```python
class NativeSolver:

    def __init__(self, tree, variant, delay=0, engine="auto", _lib=None, shard=None, avg_dtype="f64", place=None, probe_iters=4, board_mult=None,
                 symmetrize=False):
        self._L = _lib or tree._L
        self.placement_ms, self.placement_chosen = None, None
        if _lib is None and self._L is lib():
            require_device()
        self.tree = tree
        self._h = ctypes.c_void_p()
        v = VARIANTS[variant] if isinstance(variant, str) else int(variant)
        e = ENGINES[engine] if isinstance(engine, str) else int(engine)
        self._exchange_cb = None
        if board_mult is not None and shard is not None:
            raise ValueError("weighted boards (board_mult=): one GPU -- not with shard=")
        if symmetrize and board_mult is None:
            raise ValueError("symmetrize= goes with board_mult= (suit-class representatives and their orbit sizes)")
        if shard is not None and isinstance(shard[0], str):
            assert shard[0] == "rccl"
            world, rank, uid = shard[1:4]
            uid = (ctypes.c_char * 128).from_buffer_copy(bytes(uid))
            sb, tb = (int(shard[4]), int(shard[5])) if len(shard) == 6 else (0, 0)
            self._L.prl_solver_create_sharded_rccl.argtypes = [ctypes.c_void_p, ctypes.c_int32, ctypes.c_int32, ctypes.c_int32, ctypes.c_int32, ctypes.c_void_p,
                                                               ctypes.c_int64, ctypes.c_int64, ctypes.POINTER(ctypes.c_void_p)]
            self._L.prl_solver_create_sharded_rccl.restype = ctypes.c_int32
            check(self._L.prl_solver_create_sharded_rccl(tree.handle, v, int(delay), int(world), int(rank), ctypes.cast(uid, ctypes.c_void_p), sb, tb,
                                                         ctypes.byref(self._h)), self._L)
            shard = None
        elif shard is not None:
            world, rank, exchange = shard[:3]

            def _cb(_user, local_ptr, gathered_ptr, nbytes):
                try:
                    exchange(int(local_ptr or 0), int(gathered_ptr or 0), int(nbytes))
                    return 0
                except Exception:
                    import traceback
                    traceback.print_exc()
                    return 1

            self._exchange_cb = EXCHANGE_FN(_cb)
            if len(shard) == 5:
                check(self._L.prl_solver_create_sharded_ragged(tree.handle, v, int(delay), int(world), int(rank), int(shard[3]), int(shard[4]),
                                                               self._exchange_cb, None, ctypes.byref(self._h)), self._L)
            else:
                check(self._L.prl_solver_create_sharded(tree.handle, v, int(delay), int(world), int(rank), self._exchange_cb, None,
                                                        ctypes.byref(self._h)), self._L)
        elif board_mult is not None:
            m = np.ascontiguousarray(board_mult, np.int32)
            assert m.shape == (tree.n_boards,), "one multiplicity per listed board"
            sym = 2 if symmetrize == "subset" else (1 if symmetrize else 0)
            if place is not None:
                n = int(place)
                ms, chosen = (ctypes.c_float * n)(), ctypes.c_int32(0)
                self._L.prl_solver_create_weighted_placed.argtypes = [ctypes.c_void_p, ctypes.c_int32, ctypes.c_int32, ctypes.c_int32, ctypes.c_void_p, ctypes.c_int32,
                                                                      ctypes.c_int32, ctypes.c_int32, ctypes.POINTER(ctypes.c_float), ctypes.POINTER(ctypes.c_int32),
                                                                      ctypes.POINTER(ctypes.c_void_p)]
                self._L.prl_solver_create_weighted_placed.restype = ctypes.c_int32
                check(self._L.prl_solver_create_weighted_placed(tree.handle, v, int(delay), 1 if avg_dtype == "f32" else 0, _ptr(m), sym, n, int(probe_iters), ms,
                                                                ctypes.byref(chosen), ctypes.byref(self._h)), self._L)
                self.placement_ms, self.placement_chosen = [float(x) for x in ms], int(chosen.value)
            else:
                check(self._L.prl_solver_create_weighted(tree.handle, v, int(delay), 1 if avg_dtype == "f32" else 0, _ptr(m), sym, ctypes.byref(self._h)), self._L)
        elif not self._h and place is not None:
            n = int(place)
            ms = (ctypes.c_float * n)()
            chosen = ctypes.c_int32(0)
            self._L.prl_solver_create_placed.argtypes = [ctypes.c_void_p, ctypes.c_int32, ctypes.c_int32, ctypes.c_int32, ctypes.c_int32, ctypes.c_int32,
                                                         ctypes.c_int32, ctypes.POINTER(ctypes.c_float), ctypes.POINTER(ctypes.c_int32),
                                                         ctypes.POINTER(ctypes.c_void_p)]
            self._L.prl_solver_create_placed.restype = ctypes.c_int32
            check(self._L.prl_solver_create_placed(tree.handle, v, int(delay), e, 1 if avg_dtype == "f32" else 0, n, int(probe_iters), ms,
                                                   ctypes.byref(chosen), ctypes.byref(self._h)), self._L)
            self.placement_ms = [float(x) for x in ms]
            self.placement_chosen = int(chosen.value)
        elif not self._h:
            if avg_dtype == "f32":
                self._L.prl_solver_create_opts.argtypes = [ctypes.c_void_p, ctypes.c_int32, ctypes.c_int32, ctypes.c_int32, ctypes.c_int32, ctypes.POINTER(ctypes.c_void_p)]
                self._L.prl_solver_create_opts.restype = ctypes.c_int32
                check(self._L.prl_solver_create_opts(tree.handle, v, int(delay), e, 1, ctypes.byref(self._h)), self._L)
            else:
                assert avg_dtype == "f64"
                check(self._L.prl_solver_create_ex(tree.handle, v, int(delay), e, ctypes.byref(self._h)), self._L)
        if shard is not None and hasattr(shard[2], "bind_stream"):
            sp = ctypes.c_void_p()
            check(self._L.prl_solver_get_stream(self._h, ctypes.byref(sp)), self._L)
            if shard[2].bind_stream(sp.value or 0):
                check(self._L.prl_solver_set_exchange_async(self._h, 1), self._L)
        self.n_nodes, self.n_cols, self.R = tree.n_nodes, tree.n_cols, tree.range_size
        eng = np.zeros(1, np.int32)
        self._call("prl_solver_get", SF["engine"], _ptr(eng))
        self.engine = {1: "levels", 2: "fused"}[int(eng[0])]

    def __del__(self):
        try:
            if self._h:
                self._L.prl_solver_destroy(self._h)
                self._h = None
        except Exception:
            pass

    def _call(self, name, *args):
        check(getattr(self._L, name)(self._h, *args), self._L)

    def reset(self):
        self._call("prl_solver_reset")

    def iteration(self):
        self._call("prl_solver_iteration")

    def iterations(self, n):
        self._call("prl_solver_iterations", int(n))

    def fill_uniform(self):
        self._call("prl_solver_fill_uniform")

    def set_strategy(self, strategy_cols):
        a = np.ascontiguousarray(strategy_cols)
        if a.dtype not in (np.float32, np.float64):
            a = a.astype(np.float32)
        assert a.shape == (self.n_cols, self.R), (a.shape, (self.n_cols, self.R))
        self._call("prl_solver_set_strategy", _ptr(a), int(a.dtype == np.float64))

    def set_strategy_device(self, device_ptr, n_actions):
        self._L.prl_solver_set_strategy_device.argtypes = [ctypes.c_void_p, ctypes.c_void_p, ctypes.c_void_p, ctypes.c_int32]
        self._L.prl_solver_set_strategy_device.restype = ctypes.c_int32
        self._call("prl_solver_set_strategy_device", self.tree.handle, ctypes.c_void_p(int(device_ptr)), int(n_actions))

    def set_strategy_mixed(self, strategy_cols_f64, node_is_f64):
        a = np.ascontiguousarray(strategy_cols_f64, dtype=np.float64)
        f = np.ascontiguousarray(node_is_f64, dtype=np.uint8)
        assert a.shape == (self.n_cols, self.R)
        self._L.prl_solver_set_strategy_mixed.argtypes = [ctypes.c_void_p, ctypes.c_void_p, ctypes.c_int32, ctypes.c_void_p]
        self._L.prl_solver_set_strategy_mixed.restype = ctypes.c_int32
        self._call("prl_solver_set_strategy_mixed", _ptr(a), 1, _ptr(f))

    def update_reach(self):
        self._call("prl_solver_update_reach")

    def compute_ev(self):
        self._call("prl_solver_compute_ev")

    def sync(self):
        self._call("prl_solver_sync")

    def time_iterations(self, n):
        ms = ctypes.c_float()
        self._call("prl_solver_time_iterations", int(n), ctypes.byref(ms))
        return float(ms.value)

    def save_state(self):
        n = ctypes.c_uint64()
        self._call("prl_solver_state_size", ctypes.byref(n))
        blob = np.zeros(int(n.value), np.uint8)
        self._call("prl_solver_save_state", _ptr(blob), int(n.value))
        return blob

    def load_state(self, blob):
        blob = np.ascontiguousarray(blob, dtype=np.uint8)
        self._call("prl_solver_load_state", _ptr(blob), int(blob.shape[0]))

    @property
    def graph_replay(self):
        v = np.zeros(1, np.int32)
        self._call("prl_solver_get", SF["graph_replay"], _ptr(v))
        return bool(v[0])

    def time_iterations_ex(self, n):
        ms, pms, cnt = ctypes.c_float(), ctypes.c_float(), ctypes.c_int32()
        self._call("prl_solver_time_iterations_ex", int(n), ctypes.byref(ms), ctypes.byref(pms), ctypes.byref(cnt))
        return float(ms.value), float(pms.value), int(cnt.value)

    def time_evaluations(self, n):
        ms, pms, cnt = ctypes.c_float(), ctypes.c_float(), ctypes.c_int32()
        self._call("prl_solver_time_evaluations", int(n), ctypes.byref(ms), ctypes.byref(pms), ctypes.byref(cnt))
        return float(ms.value), float(pms.value), int(cnt.value)

    @staticmethod
    def iterations_many(solvers, n):
        if not solvers:
            return
        L = solvers[0]._L
        arr = (ctypes.c_void_p * len(solvers))(*[s._h for s in solvers])
        check(L.prl_solver_iterations_many(arr, len(solvers), int(n)), L)

    def exploitability(self):
        out = np.zeros(2, np.float32)
        self._call("prl_solver_exploitability", _ptr(out))
        return out

    def eval_avg(self):
        out = np.zeros(2, np.float32)
        self._call("prl_solver_eval_avg", _ptr(out))
        return out

    @property
    def iter(self):
        out = np.zeros(1, np.int32)
        self._call("prl_solver_get", SF["iter"], _ptr(out))
        return int(out[0])

    def get_cols(self, name, col_begin, n_cols):
        out = np.zeros((int(n_cols), self.R), np.float64 if name == "avg" else np.float32)
        self._L.prl_solver_get_cols.argtypes = [ctypes.c_void_p, ctypes.c_int32, ctypes.c_int64, ctypes.c_int64, ctypes.c_void_p]
        self._L.prl_solver_get_cols.restype = ctypes.c_int32
        self._call("prl_solver_get_cols", SF[name], int(col_begin), int(n_cols), _ptr(out))
        return out

    def sha256_of(self, name, cols_per_piece=65536):
        import hashlib
        h = hashlib.sha256()
        for c0 in range(0, self.n_cols, cols_per_piece):
            a = self.get_cols(name, c0, min(cols_per_piece, self.n_cols - c0))
            h.update(np.ascontiguousarray(a + a.dtype.type(0)).tobytes())
        return h.hexdigest()

    def sha256_of_many(self, names, cols_per_piece=32768):
        import hashlib
        import queue
        import threading
        hs = {n: hashlib.sha256() for n in names}
        qs = {n: queue.Queue(maxsize=3) for n in names}

        def work(n):
            while True:
                a = qs[n].get()
                if a is None:
                    return
                hs[n].update(np.ascontiguousarray(a + a.dtype.type(0)).tobytes())

        th = [threading.Thread(target=work, args=(n,), daemon=True) for n in names]
        for t in th:
            t.start()
        try:
            for c0 in range(0, self.n_cols, cols_per_piece):
                for n in names:
                    qs[n].put(self.get_cols(n, c0, min(cols_per_piece, self.n_cols - c0)))
        finally:
            for n in names:
                qs[n].put(None)
            for t in th:
                t.join()
        return {n: h.hexdigest() for n, h in hs.items()}

    def get(self, name):
        n, c, R = self.n_nodes, self.n_cols, self.R
        shape, dtype = {
            "reach": ((n, 2, R), np.float32), "ev": ((n, 2, R), np.float32), "ev_br": ((n, 2, R), np.float32),
            "strategy": ((c, R), np.float64), "strat_f64": ((n,), np.uint8), "regret": ((c, R), np.float32),
            "avg": ((c, R), np.float64), "avg_f64": ((n,), np.uint8), "avg_sum": ((c, R), np.float32),
            "br_idx": ((n, R), np.int32), "constants": ((2,), np.float32), "bytes_allocated": ((1,), np.int64),
            "explicit_strategy": ((1,), np.int32), "exchanges": ((1,), np.int64), "vmm_ranges": ((2,), np.int64),
            "avg_pairs": ((1,), np.int64), "avg_split_pairs": ((1,), np.int64),
        }.get(name, (None, None))
        if name == "expl_history":
            shape, dtype = (self.iter + 1, 2), np.float32
        out = np.zeros(shape, dtype)
        self._call("prl_solver_get", SF[name], _ptr(out))
        return out
```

========

*What the task asks*: Return each line of the listing that holds the string "assert".

*Solution below*:
            assert shard[0] == "rccl"
            assert m.shape == (tree.n_boards,), "one multiplicity per listed board"
                assert avg_dtype == "f64"
        assert a.shape == (self.n_cols, self.R), (a.shape, (self.n_cols, self.R))
        assert a.shape == (self.n_cols, self.R)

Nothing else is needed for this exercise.